__PROBLEM REQUIREMENTS__
Go through the records and show each line where the word "PruneOut" occurs.

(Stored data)
# christopherkarani/Wax

Measured on AMD Instinct MI355X. Metric: queries/sec, 10M x 384-dim f32 cosine top-10 brute-force scan (single query per step), higher is better.
Workload: dtype f32; 1 GPU; 10M x 384 f32 unit-Gaussian corpus in HBM, cosine top-10, 1 query/step; rows=10000000, dims=384, top_k=10, rows_per_gpu=10000000, pipeline_depth=4, merge=device, exchange=none, rccl_ranks=0, parallelism=row-shard x1, checksum=4db467d0ff1310ca

## Files before the change

wax_amd/csrc/mirror_pass.h:

```cpp
#pragma once
#include <cstddef>
#include <type_traits>

#include "kernels.h"
#include "row_math.h"
#include "topk.h"

namespace wax {

typedef float f32x2 __attribute__((ext_vector_type(2)));

using MirrorDims = DimList<384, 768>;

constexpr int MIRROR_CAP = 128;
constexpr int MIRROR_PASS_LDS = SCAN_WAVES * MIRROR_CAP + SCAN_WAVES + MIRROR_KP;

template <class ROWS, int DIMS>
struct MirrorShape {
    static constexpr int D8 = DIMS / 8;
    static constexpr int GROUP = D8 / 3, LOADS = 3;
    static constexpr int RPW = WAVE / GROUP, RPC = RPW * ROWS::UNROLL;
    static_assert(D8 % GROUP == 0 && D8 / GROUP == LOADS, "three load vectors per lane and row");
};

template <class ARGSQ>
struct LoneQuery {
    const MirrorScanArgs& a;
    static __device__ __forceinline__ const f32x4* kernarg_floats() {
        return reinterpret_cast<const f32x4*>((const char*)__builtin_amdgcn_kernarg_segment_ptr() + offsetof(ARGSQ, q));
    }
    __device__ __forceinline__ const f32x4* floats(int) const { return kernarg_floats(); }
    __device__ __forceinline__ float norm(int) const { return a.q_norm; }
    __device__ __forceinline__ int64_t* partials(int) const { return a.partials; }
};
struct MemberQueries {
    const MirrorMember* m;
    __device__ __forceinline__ const f32x4* floats(int i) const { return reinterpret_cast<const f32x4*>(m[i].query); }
    __device__ __forceinline__ float norm(int i) const { return m[i].q_norm; }
    __device__ __forceinline__ int64_t* partials(int i) const { return m[i].partials; }
    __device__ __forceinline__ const uint32_t* bitmap(int i) const { return m[i].bitmap; }
};
__device__ __forceinline__ MirrorScanArgs member_args(MirrorScanArgs a, const MirrorMember& m) {
    a.partials = m.partials;
    a.hits = m.hits;
    a.certified = m.certified;
    a.q_norm = m.q_norm;
    a.k = m.k;
    a.kpad = m.kpad;
    return a;
}

struct NoClock {
    __device__ __forceinline__ void begin() {}
    __device__ __forceinline__ void loop_begin() {}
    __device__ __forceinline__ void prune_in() {}
    __device__ __forceinline__ void prune_out() {}
    __device__ __forceinline__ void loop_end() {}
    __device__ __forceinline__ void done() {}
};
template <bool SORTED_, class CLOCK_ = NoClock>
struct PassFrame {
    static constexpr bool SORTED = SORTED_;
    using Clock = CLOCK_;
};
using FramePlain = PassFrame<false>;
using FrameShipped = PassFrame<true>;

template <int NQ, class FRAME = FrameShipped>
struct PassLists {
    static_assert(NQ >= 1 && NQ <= MIRROR_MAX_NQ, "queries per pass");
    WaveTopK<MIRROR_CAP> tk[NQ];
    unsigned full;
    int64_t* lds;
    int wave;
    typename FRAME::Clock clk;

    __device__ __forceinline__ void init(int64_t* lds_, int wave_) {
        lds = lds_;
        wave = wave_;
#pragma unroll
        for (int i = 0; i < NQ; ++i) tk[i].init(lds + i * MIRROR_PASS_LDS + wave * MIRROR_CAP, MIRROR_KP);
        full = 0u;
    }

    __device__ __forceinline__ void pruned(int i, int cnt, int64_t tau) {
        tk[i].cnt = __builtin_amdgcn_readfirstlane(cnt);
        const uint32_t lo = (uint32_t)__builtin_amdgcn_readfirstlane((int)(uint32_t)tau);
        const uint32_t hi = (uint32_t)__builtin_amdgcn_readfirstlane((int)(tau >> 32));
        tk[i].tau = (int64_t)(((uint64_t)hi << 32) | lo);
    }
    __device__ __forceinline__ void prune(int i) {
        if constexpr (FRAME::SORTED) {
            if ((full >> i) & 1u) {
                if (tk[i].cnt == MIRROR_KP) return;
                const PruneOut r = wave_prune_sorted<MIRROR_CAP>((lds_i64*)tk[i].buf, tk[i].cnt);
                pruned(i, r.cnt, r.tau);
                return;
            }
        }
        const PruneOut r = wave_prune<MIRROR_CAP, true>((lds_i64*)tk[i].buf, tk[i].cnt, tk[i].k);
        pruned(i, r.cnt, r.tau);
        if constexpr (FRAME::SORTED) full |= (tk[i].cnt == MIRROR_KP ? 1u : 0u) << i;
    }

    __device__ __forceinline__ void room(int rows) {
        bool shortof = false;
#pragma unroll
        for (int i = 0; i < NQ; ++i) shortof = shortof || tk[i].cnt > MIRROR_CAP - rows;
        if (shortof) {
            clk.prune_in();
#pragma unroll
            for (int i = 0; i < NQ; ++i)
                if (tk[i].cnt > MIRROR_CAP - rows) prune(i);
            clk.prune_out();
        }
    }

    __device__ __forceinline__ void offer(int i, int64_t key, bool valid) { tk[i].push(key, valid); }

    template <class QUERIES>
    __device__ __forceinline__ void finish(const QUERIES& qs) {
        clk.loop_end();
        const int lane = lane_id();
#pragma unroll
        for (int i = 0; i < NQ; ++i) {
            prune(i);
            int* counts = reinterpret_cast<int*>(lds + i * MIRROR_PASS_LDS + SCAN_WAVES * MIRROR_CAP);
            if (lane == 0) counts[wave] = tk[i].cnt;
        }
        __syncthreads();
#pragma unroll
        for (int i = 0; i < NQ; ++i) {
            int64_t* base = lds + i * MIRROR_PASS_LDS;
            block_rank_merge<SCAN_WAVES>(base, MIRROR_CAP, reinterpret_cast<int*>(base + SCAN_WAVES * MIRROR_CAP), MIRROR_KP,
                                         base + SCAN_WAVES * MIRROR_CAP + SCAN_WAVES);
        }
        __syncthreads();
#pragma unroll
        for (int i = 0; i < NQ; ++i) {
            const int64_t* fin = lds + i * MIRROR_PASS_LDS + SCAN_WAVES * MIRROR_CAP + SCAN_WAVES;
            int64_t* mine = qs.partials(i) + (size_t)blockIdx.x * MIRROR_KP;
            for (int t = (int)threadIdx.x; t < MIRROR_KP; t += SCAN_THREADS) mine[t] = fin[t];
        }
        clk.done();
    }
};

template <class ROWS, int DIMS, int METRIC, int NQ, bool MASKED, class QUERIES>
__device__ __forceinline__ void mirror_pass(const typename ROWS::Vec* __restrict__ rows, const typename ROWS::Side* __restrict__ sides,
                                            const MirrorScanArgs& a, const QUERIES& qs, const uint32_t* __restrict__ bitmap, int64_t* lds) {
    using S = MirrorShape<ROWS, DIMS>;
    constexpr int D8 = S::D8, GROUP = S::GROUP, LOADS = S::LOADS, RPW = S::RPW, RPC = S::RPC, UNROLL = ROWS::UNROLL;
    static_assert(NQ >= 1 && NQ <= MIRROR_MAX_NQ, "queries per pass");
    static_assert(!MASKED || ((RPC & (RPC - 1)) == 0 && RPC <= 32), "a chunk's bits must sit inside one bitmap word");

    const int lane = lane_id();
    const int wave = (int)(threadIdx.x >> 6);
    const int sub = lane / GROUP;
    const int gl = lane % GROUP;
    const bool owner = (gl == GROUP - 1);
    const uint32_t n = a.n_rows;

    f32x2 q[NQ][LOADS][4];
    float start[NQ], qn[NQ], inv_qn[NQ];
    PassLists<NQ> lists;
    lists.init(lds, wave);
#pragma unroll
    for (int i = 0; i < NQ; ++i) {
        const f32x4* q4 = qs.floats(i);
#pragma unroll
        for (int j = 0; j < LOADS; ++j) {
            const f32x4 lo = q4[2 * (gl + j * GROUP)], hi = q4[2 * (gl + j * GROUP) + 1];
            q[i][j][0] = lo.xy; q[i][j][1] = lo.zw; q[i][j][2] = hi.xy; q[i][j][3] = hi.zw;
        }
        start[i] = ROWS::start(q[i]);
        qn[i] = qs.norm(i);
        inv_qn[i] = qn[i] > COS_NORM_FLOOR ? 1.0f / qn[i] : 0.0f;
    }

    const uint32_t nchunks = (n + RPC - 1) / RPC;
    const uint32_t gwave = blockIdx.x * SCAN_WAVES + wave;
    const uint32_t nwaves = gridDim.x * SCAN_WAVES;

    uint32_t word = 0u, bits = 0u;
    if constexpr (MASKED) word = gwave < nchunks ? bitmap[(gwave * RPC) >> 5] : 0u;
    for (uint32_t chunk = gwave; chunk < nchunks; chunk += nwaves) {
        if constexpr (MASKED) {
            const uint32_t r0 = chunk * RPC;
            bits = (uint32_t)__builtin_amdgcn_readfirstlane((int)((word >> (r0 & 31u)) & (uint32_t)((1ull << RPC) - 1ull)));
            const uint32_t next = chunk + nwaves;
            if (next < nchunks) word = bitmap[(next * RPC) >> 5];
            if (bits == 0u) continue;
        }
        const uint32_t rbase = chunk * RPC + sub;
        lists.room(RPC);
        typename ROWS::Vec v[UNROLL][LOADS];
        typename ROWS::Side side[UNROLL];
#pragma unroll
        for (int u = 0; u < UNROLL; ++u) {
            const uint32_t r = rbase + u * RPW;
            const uint32_t rc = r < n ? r : n - 1;
            const typename ROWS::Vec* p = rows + (size_t)rc * D8 + gl;
#pragma unroll
            for (int j = 0; j < LOADS; ++j) v[u][j] = __builtin_nontemporal_load(p + j * GROUP);
            side[u] = ROWS::side(sides, rc);
        }
#pragma unroll
        for (int u = 0; u < UNROLL; ++u) {
            const uint32_t r = rbase + u * RPW;
            bool offer = owner && (r < n);
            if constexpr (MASKED) offer = offer && ((bits >> (uint32_t)(sub + u * RPW)) & 1u) != 0u;
#pragma unroll
            for (int i = 0; i < NQ; ++i) {
                f32x2 acc[4] = {{start[i], 0.f}, {0.f, 0.f}, {0.f, 0.f}, {0.f, 0.f}};
#pragma unroll
                for (int j = 0; j < LOADS; ++j) {
                    acc[0] = __builtin_elementwise_fma(q[i][j][0], ROWS::part(v[u][j], 0), acc[0]);
                    acc[1] = __builtin_elementwise_fma(q[i][j][1], ROWS::part(v[u][j], 1), acc[1]);
                    acc[2] = __builtin_elementwise_fma(q[i][j][2], ROWS::part(v[u][j], 2), acc[2]);
                    acc[3] = __builtin_elementwise_fma(q[i][j][3], ROWS::part(v[u][j], 3), acc[3]);
                }
                const f32x2 s2 = (acc[0] + acc[1]) + (acc[2] + acc[3]);
                const float s = group_sum<GROUP>(s2.x + s2.y);
                const float d = ROWS::template key<METRIC>(s, side[u], inv_qn[i], qn[i]);
                lists.offer(i, make_key(d + 0.0f, a.row_base + r), offer);
            }
        }
    }

    lists.finish(qs);
}

inline int mirror_pass_grid(uint32_t n_rows, int rows_per_chunk, int grid_cap) {
    if (grid_cap <= 0) grid_cap = 512;
    if (grid_cap > SCAN_KWAY_MERGE_GRID) grid_cap = SCAN_KWAY_MERGE_GRID;
    const uint64_t rpc = (uint64_t)rows_per_chunk;
    const uint64_t nchunks = ((uint64_t)n_rows + rpc - 1) / rpc;
    const uint64_t max_waves = (uint64_t)grid_cap * SCAN_WAVES;
    uint64_t waves = nchunks;
    if (nchunks > max_waves) {
        const uint64_t iters = (nchunks + max_waves - 1) / max_waves;
        waves = (nchunks + iters - 1) / iters;
    }
    uint64_t blocks = (waves + SCAN_WAVES - 1) / SCAN_WAVES;
    if (blocks < 1) blocks = 1;
    if (blocks > (uint64_t)grid_cap) blocks = grid_cap;
    return (int)blocks;
}

inline bool mirror_launch_ok(const MirrorScanArgs& a, int metric, int max_k, const MirrorMember* m = nullptr, int nq = 1) {
    if (!mirror_scan_supported(a.dims, metric) || a.n_rows == 0) return false;
    if (m == nullptr) return a.k >= 1 && a.k <= max_k && a.kpad >= a.k;
    if (nq < 2 || nq > MIRROR_MAX_NQ) return false;
    for (int i = 0; i < nq; ++i)
        if (m[i].k < 1 || m[i].k > max_k || m[i].kpad < m[i].k || m[i].query == nullptr) return false;
    return true;
}

template <class ROWS, typename F>
inline hipError_t with_mirror_pass(uint32_t n_rows, uint32_t dims, int metric, int grid_cap, F&& launch) {
    return with_scan_shape(MirrorDims{}, dims, [&](auto s) {
        return with_metric_in<M_COS, M_DOT>(metric, [&](auto m) {
            return launch(s, m, mirror_pass_grid(n_rows, MirrorShape<ROWS, decltype(s)::DIMS>::RPC, grid_cap));
        }, hipErrorInvalidValue);
    }, hipErrorInvalidValue);
}

template <typename F>
inline hipError_t with_group_size(int nq, F&& f) {
    switch (nq) {
        case 2: return f(std::integral_constant<int, 2>{});
        case 3: return f(std::integral_constant<int, 3>{});
        case 4: return f(std::integral_constant<int, 4>{});
        default: return hipErrorInvalidValue;
    }
}

template <typename K, typename ARGS>
inline hipError_t launch_finish(K finish, int nq, hipStream_t st, const ARGS& args) {
    hipError_t err = hipGetLastError();
    if (err != hipSuccess) return err;
    hipLaunchKernelGGL(finish, dim3(nq), dim3(SCAN_THREADS), 0, st, args);
    return hipGetLastError();
}

}
```

Before: 5579 queries/s.

## Share a block-wide pruning bound across waves to reject candidates earlier

Each wave publishes, through LDS atomics, the key at a fixed rank in its pruned top list. The block bound is taken as the max over the per-wave values and kept with atomic min. Before offering, every wave reads this shared bound and drops keys that cannot reach the block top-K, so fewer pushes and prunes happen. In exchange it adds LDS atomics, a noinline publish call, a per-room bound read and an extra __syncthreads at init, all enabled by default through FrameShipped.

Result: slower. 3736 queries/s (-33.0%).

```diff
diff --git a/wax_amd/csrc/mirror_pass.h b/wax_amd/csrc/mirror_pass.h
--- a/wax_amd/csrc/mirror_pass.h
+++ b/wax_amd/csrc/mirror_pass.h
@@ -13,7 +13,9 @@
 using MirrorDims = DimList<384, 768>;
 
 constexpr int MIRROR_CAP = 128;
-constexpr int MIRROR_PASS_LDS = SCAN_WAVES * MIRROR_CAP + SCAN_WAVES + MIRROR_KP;
+constexpr int MIRROR_PASS_Q16 = SCAN_WAVES * MIRROR_CAP + SCAN_WAVES + MIRROR_KP;
+constexpr int MIRROR_PASS_LDS = MIRROR_PASS_Q16 + SCAN_WAVES + 1;
+constexpr int MIRROR_BOUND_RANK = MIRROR_KP / SCAN_WAVES;
 
 template <class ROWS, int DIMS>
 struct MirrorShape {
@@ -55,22 +57,38 @@
     __device__ __forceinline__ void loop_begin() {}
     __device__ __forceinline__ void prune_in() {}
     __device__ __forceinline__ void prune_out() {}
+    __device__ __forceinline__ void list_pruned() {}
+    __device__ __forceinline__ void pushed(int) {}
     __device__ __forceinline__ void loop_end() {}
     __device__ __forceinline__ void done() {}
 };
-template <bool SORTED_, class CLOCK_ = NoClock>
+template <bool SORTED_, bool BOUND_, class CLOCK_ = NoClock>
 struct PassFrame {
-    static constexpr bool SORTED = SORTED_;
+    static constexpr bool SORTED = SORTED_, BOUND = BOUND_;
     using Clock = CLOCK_;
 };
-using FramePlain = PassFrame<false>;
-using FrameShipped = PassFrame<true>;
+using FramePlain = PassFrame<false, false>;
+using FrameSorted = PassFrame<true, false>;
+using FrameShipped = PassFrame<true, true>;
+
+__device__ __attribute__((noinline)) inline void pass_publish(const lds_i64* list, lds_i64* q16, int wave) {
+    if (lane_id() != 0) return;
+    __hip_atomic_fetch_min(q16 + wave, list[MIRROR_BOUND_RANK - 1], __ATOMIC_RELAXED, __HIP_MEMORY_SCOPE_WORKGROUP);
+    int64_t most = __hip_atomic_load(q16, __ATOMIC_RELAXED, __HIP_MEMORY_SCOPE_WORKGROUP);
+#pragma unroll
+    for (int w = 1; w < SCAN_WAVES; ++w) {
+        const int64_t o = __hip_atomic_load(q16 + w, __ATOMIC_RELAXED, __HIP_MEMORY_SCOPE_WORKGROUP);
+        most = o > most ? o : most;
+    }
+    __hip_atomic_fetch_min(q16 + SCAN_WAVES, most, __ATOMIC_RELAXED, __HIP_MEMORY_SCOPE_WORKGROUP);
+}
 
 template <int NQ, class FRAME = FrameShipped>
 struct PassLists {
     static_assert(NQ >= 1 && NQ <= MIRROR_MAX_NQ, "queries per pass");
     WaveTopK<MIRROR_CAP> tk[NQ];
     unsigned full;
+    int64_t bound[NQ];
     int64_t* lds;
     int wave;
     typename FRAME::Clock clk;
@@ -81,6 +99,23 @@
 #pragma unroll
         for (int i = 0; i < NQ; ++i) tk[i].init(lds + i * MIRROR_PASS_LDS + wave * MIRROR_CAP, MIRROR_KP);
         full = 0u;
+        if constexpr (FRAME::BOUND) {
+#pragma unroll
+            for (int i = 0; i < NQ; ++i) {
+                bound[i] = KEY_PAD;
+                int64_t* q16 = lds + i * MIRROR_PASS_LDS + MIRROR_PASS_Q16;
+                if (lane_id() == 0) {
+                    q16[wave] = KEY_PAD;
+                    if (wave == 0) q16[SCAN_WAVES] = KEY_PAD;
+                }
+            }
+            __syncthreads();
+        }
+    }
+
+    __device__ __forceinline__ void publish(int i) {
+        if (tk[i].cnt < MIRROR_BOUND_RANK) return;
+        pass_publish((const lds_i64*)tk[i].buf, (lds_i64*)(lds + i * MIRROR_PASS_LDS + MIRROR_PASS_Q16), wave);
     }
 
     __device__ __forceinline__ void pruned(int i, int cnt, int64_t tau) {
@@ -111,12 +146,34 @@
             clk.prune_in();
 #pragma unroll
             for (int i = 0; i < NQ; ++i)
-                if (tk[i].cnt > MIRROR_CAP - rows) prune(i);
+                if (tk[i].cnt > MIRROR_CAP - rows) {
+                    prune(i);
+                    if constexpr (FRAME::BOUND) publish(i);
+                    clk.list_pruned();
+                }
             clk.prune_out();
         }
-    }
-
-    __device__ __forceinline__ void offer(int i, int64_t key, bool valid) { tk[i].push(key, valid); }
+        if constexpr (FRAME::BOUND) {
+            int64_t word[NQ];
+#pragma unroll
+            for (int i = 0; i < NQ; ++i)
+                word[i] = __hip_atomic_load((const lds_i64*)(lds + i * MIRROR_PASS_LDS + MIRROR_PASS_Q16 + SCAN_WAVES), __ATOMIC_RELAXED,
+                                            __HIP_MEMORY_SCOPE_WORKGROUP);
+#pragma unroll
+            for (int i = 0; i < NQ; ++i) {
+                const uint32_t lo = (uint32_t)__builtin_amdgcn_readfirstlane((int)(uint32_t)word[i]);
+                const uint32_t hi = (uint32_t)__builtin_amdgcn_readfirstlane((int)(word[i] >> 32));
+                bound[i] = (int64_t)(((uint64_t)hi << 32) | lo);
+            }
+        }
+    }
+
+    __device__ __forceinline__ void offer(int i, int64_t key, bool valid) {
+        if constexpr (FRAME::BOUND) valid = valid && key < bound[i];
+        const int before = tk[i].cnt;
+        tk[i].push(key, valid);
+        clk.pushed(tk[i].cnt - before);
+    }
 
     template <class QUERIES>
     __device__ __forceinline__ void finish(const QUERIES& qs) {
```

__RESULT__
                const PruneOut r = wave_prune_sorted<MIRROR_CAP>((lds_i64*)tk[i].buf, tk[i].cnt);
        const PruneOut r = wave_prune<MIRROR_CAP, true>((lds_i64*)tk[i].buf, tk[i].cnt, tk[i].k);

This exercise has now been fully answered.